Unloading of joints is achieved in the following ways:
  • weight loss (if excessive);
  • Carry out physical therapy to exclude prolonged periods of similar postures;
  • Refusal to lift heavy objects or kneel for long periods of time (associated with some occupations).
In the initial stages of the disease, in addition to physical therapy, swimming and cycling are also useful. In the later stages, in order to reduce the load on the joints during the exacerbation of the condition, it is recommended to walk with an orthopedic cane or crutches.Pain relief, incl. For secondary synovitis, use topical and systemic NSAIDs. Intra-articular corticosteroid injections may also be used for the same purpose.To improve the anatomical and functional status of the cartilage plate, chondroprotective agents and hyaluronic acid preparations are injected into the joint space. They help improve the metabolism of cartilage tissue, increase the resistance of cartilage cells to damage, stimulate anabolic processes and prevent catabolic reactions. This allows you to slow down the progression of pathological processes and improve joint mobility.

Surgery

Surgical treatment options depend on the stage and activity of the pathological process.
  • joint puncture– For severe reactive synovitis. It not only removes inflammatory fluid, but also introduces corticosteroids to interrupt the pathological chain.
  • Arthroscopic surgery, which involves introducing the instrument into the joint space through a small puncture and then visualizing it under magnification. These interventions can clean the joint and its inversion, flatten the cartilage plates, remove necrotic areas, "polish" the joint surface, etc.
  • endoprosthesis– Considered a radical surgery, performed in cases of advanced pathological processes. Typically used for arthropathy of the knee or hip joints.

Prevent joint disease

The aim of preventing arthrosis is to maintain a normal body weight, wear orthopedic shoes, avoid knee work, lift heavy objects in a regular amount and adhere to a physical activity regime.

Arthritis Rehabilitation

Rehabilitation from arthrosis involves a series of procedures that improve the functional status of the joints and surrounding tissues. Physiotherapy, therapeutic massage and health gymnastics are used.

Questions and Answers

Which doctor treats joint disease?

Diagnosis and treatment are performed by an orthopedic traumatologist.

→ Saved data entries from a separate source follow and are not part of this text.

@@ -422,12 +437,41 @@
 __global__ void __launch_bounds__(256) atrans_pack_kernel(PackArgs a) { atrans_pack_body(a, (int)blockIdx.x); }
 
 
+constexpr int PLAN_F = 3, PLAN_E = 28, PLAN_F_RAGGED = 20;
+
 struct Blk {
-  int layer, cb, w, maxseg;
+  int layer, cb, w, maxseg, wgs, nc, f;
 };
 
-long long run_cost(const std::vector<Blk>& blks, int b0, int b1, std::vector<int4>* segs, int row0) {
-  long long cost = 0;
+struct Piece {
+  long long cost;
+  int segs, wgs;
+};
+Piece piece_cost(const Blk& b, int n, bool ksplit) {
+  const int parts = (n + b.maxseg - 1) / b.maxseg;
+  if (ksplit) return Piece{(long long)b.w * (b.f + (n + parts - 1) / parts) + PLAN_E, parts, parts * b.wgs};
+  return Piece{(long long)b.w * ((long long)b.f * parts + n) + (long long)PLAN_E * parts, parts, 1};
+}
+
+template <class Fn>
+void runs_ending_at(const std::vector<Blk>& blks, int e, bool ksplit, Fn fn) {
+  long long tail = 0;
+  int tail_segs = 0, tail_wgs = 0, n = 0;
+  for (int b = e - 1; b >= 0; --b) {
+    if (n && blks[b].layer != blks[b + 1].layer) {
+      const Piece p = piece_cost(blks[b + 1], n, ksplit);
+      tail = ksplit ? std::max(tail, p.cost) : tail + p.cost;
+      tail_segs += p.segs;
+      tail_wgs += p.wgs;
+      n = 0;
+    }
+    ++n;
+    const Piece p = piece_cost(blks[b], n, ksplit);
+    if (!fn(b, ksplit ? std::max(tail, p.cost) : tail + p.cost, tail_segs + p.segs, ksplit ? tail_wgs + p.wgs : 1)) break;
+  }
+}
+
+void run_segments(const std::vector<Blk>& blks, int b0, int b1, std::vector<int4>& segs, int row0) {
   int i = b0;
   while (i < b1) {
     int j = i;
@@ -436,13 +480,119 @@
     int done = 0;
     for (int p = 0; p < parts; ++p) {
       const int m = (n - done + (parts - p) - 1) / (parts - p);
-      cost += (long long)m * blks[i].w + 6;
-      if (segs) segs->push_back(make_int4(blks[i].layer, row0, blks[i + done].cb, m));
+      segs.push_back(make_int4(blks[i].layer, row0, blks[i + done].cb, m));
       done += m;
     }
     i = j;
   }
-  return cost;
+}
+
+long long greedy_workgroups(const std::vector<Blk>& blks, int R) {
+  const int nb = (int)blks.size();
+  auto run = [&](int b0, int b1, long long* wgs) {
+    long long cost = 0;
+    for (int i = b0, j; i < b1; i = j) {
+      for (j = i; j < b1 && blks[j].layer == blks[i].layer;) ++j;
+      const int parts = (j - i + blks[i].maxseg - 1) / blks[i].maxseg;
+      cost += (long long)(j - i) * blks[i].nc + 6 * parts;
+      if (wgs) *wgs += (long long)parts * blks[i].wgs;
+    }
+    return cost;
+  };
+  auto fits = [&](long long bound, long long* wgs) {
+    int b = 0, runs = 0;
+    while (b < nb) {
+      int e = b + 1;
+      if (run(b, e, nullptr) > bound) return false;
+      while (e < nb && run(b, e + 1, nullptr) <= bound) ++e;
+      run(b, e, wgs);
+      b = e;
+      if (++runs > R) return false;
+    }
+    return true;
+  };
+  long long lo = 0, hi = run(0, nb, nullptr);
+  while (lo < hi) {
+    const long long mid = (lo + hi) / 2;
+    if (fits(mid, nullptr)) hi = mid; else lo = mid + 1;
+  }
+  long long wgs = 0;
+  fits(hi, &wgs);
+  return wgs;
+}
+
+std::vector<int> plan_cuts(const std::vector<Blk>& blks, int R, bool ksplit, long long wg_budget) {
+  const int nb = (int)blks.size();
+  const int INF = 1 << 30;
+  struct Best {
+    int extra;
+    long long sq;
+    int from;
+  };
+  const Best none{INF, 0, -1};
+  std::vector<std::vector<Best>> best;
+  auto solve = [&](long long bound) {
+    best.assign(R + 1, std::vector<Best>(nb + 1, none));
+    best[0][0] = Best{0, 0, 0};
+    for (int r = 1; r <= R; ++r)
+      for (int e = r; e <= nb; ++e)
+        runs_ending_at(blks, e, ksplit, [&](int b, long long cost, int segs, int wgs) {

Does radiography always make the correct diagnosis?

The severity of clinical symptoms of arthropathy does not always correlate with radiographic changes. In practice, it often happens that radiographs show no obvious changes when accompanied by severe pain, or vice versa, that is, "bad" radiographs are not accompanied by obvious symptoms.

Is diagnostic arthroscopy used to treat arthropathy?

If arthropathy is suspected, arthroscopy is usually performed not to confirm the diagnosis but to look for possible causes of disruption of the functional status of the joint (for example, damage to the menisci and intra-articular ligaments of the knee).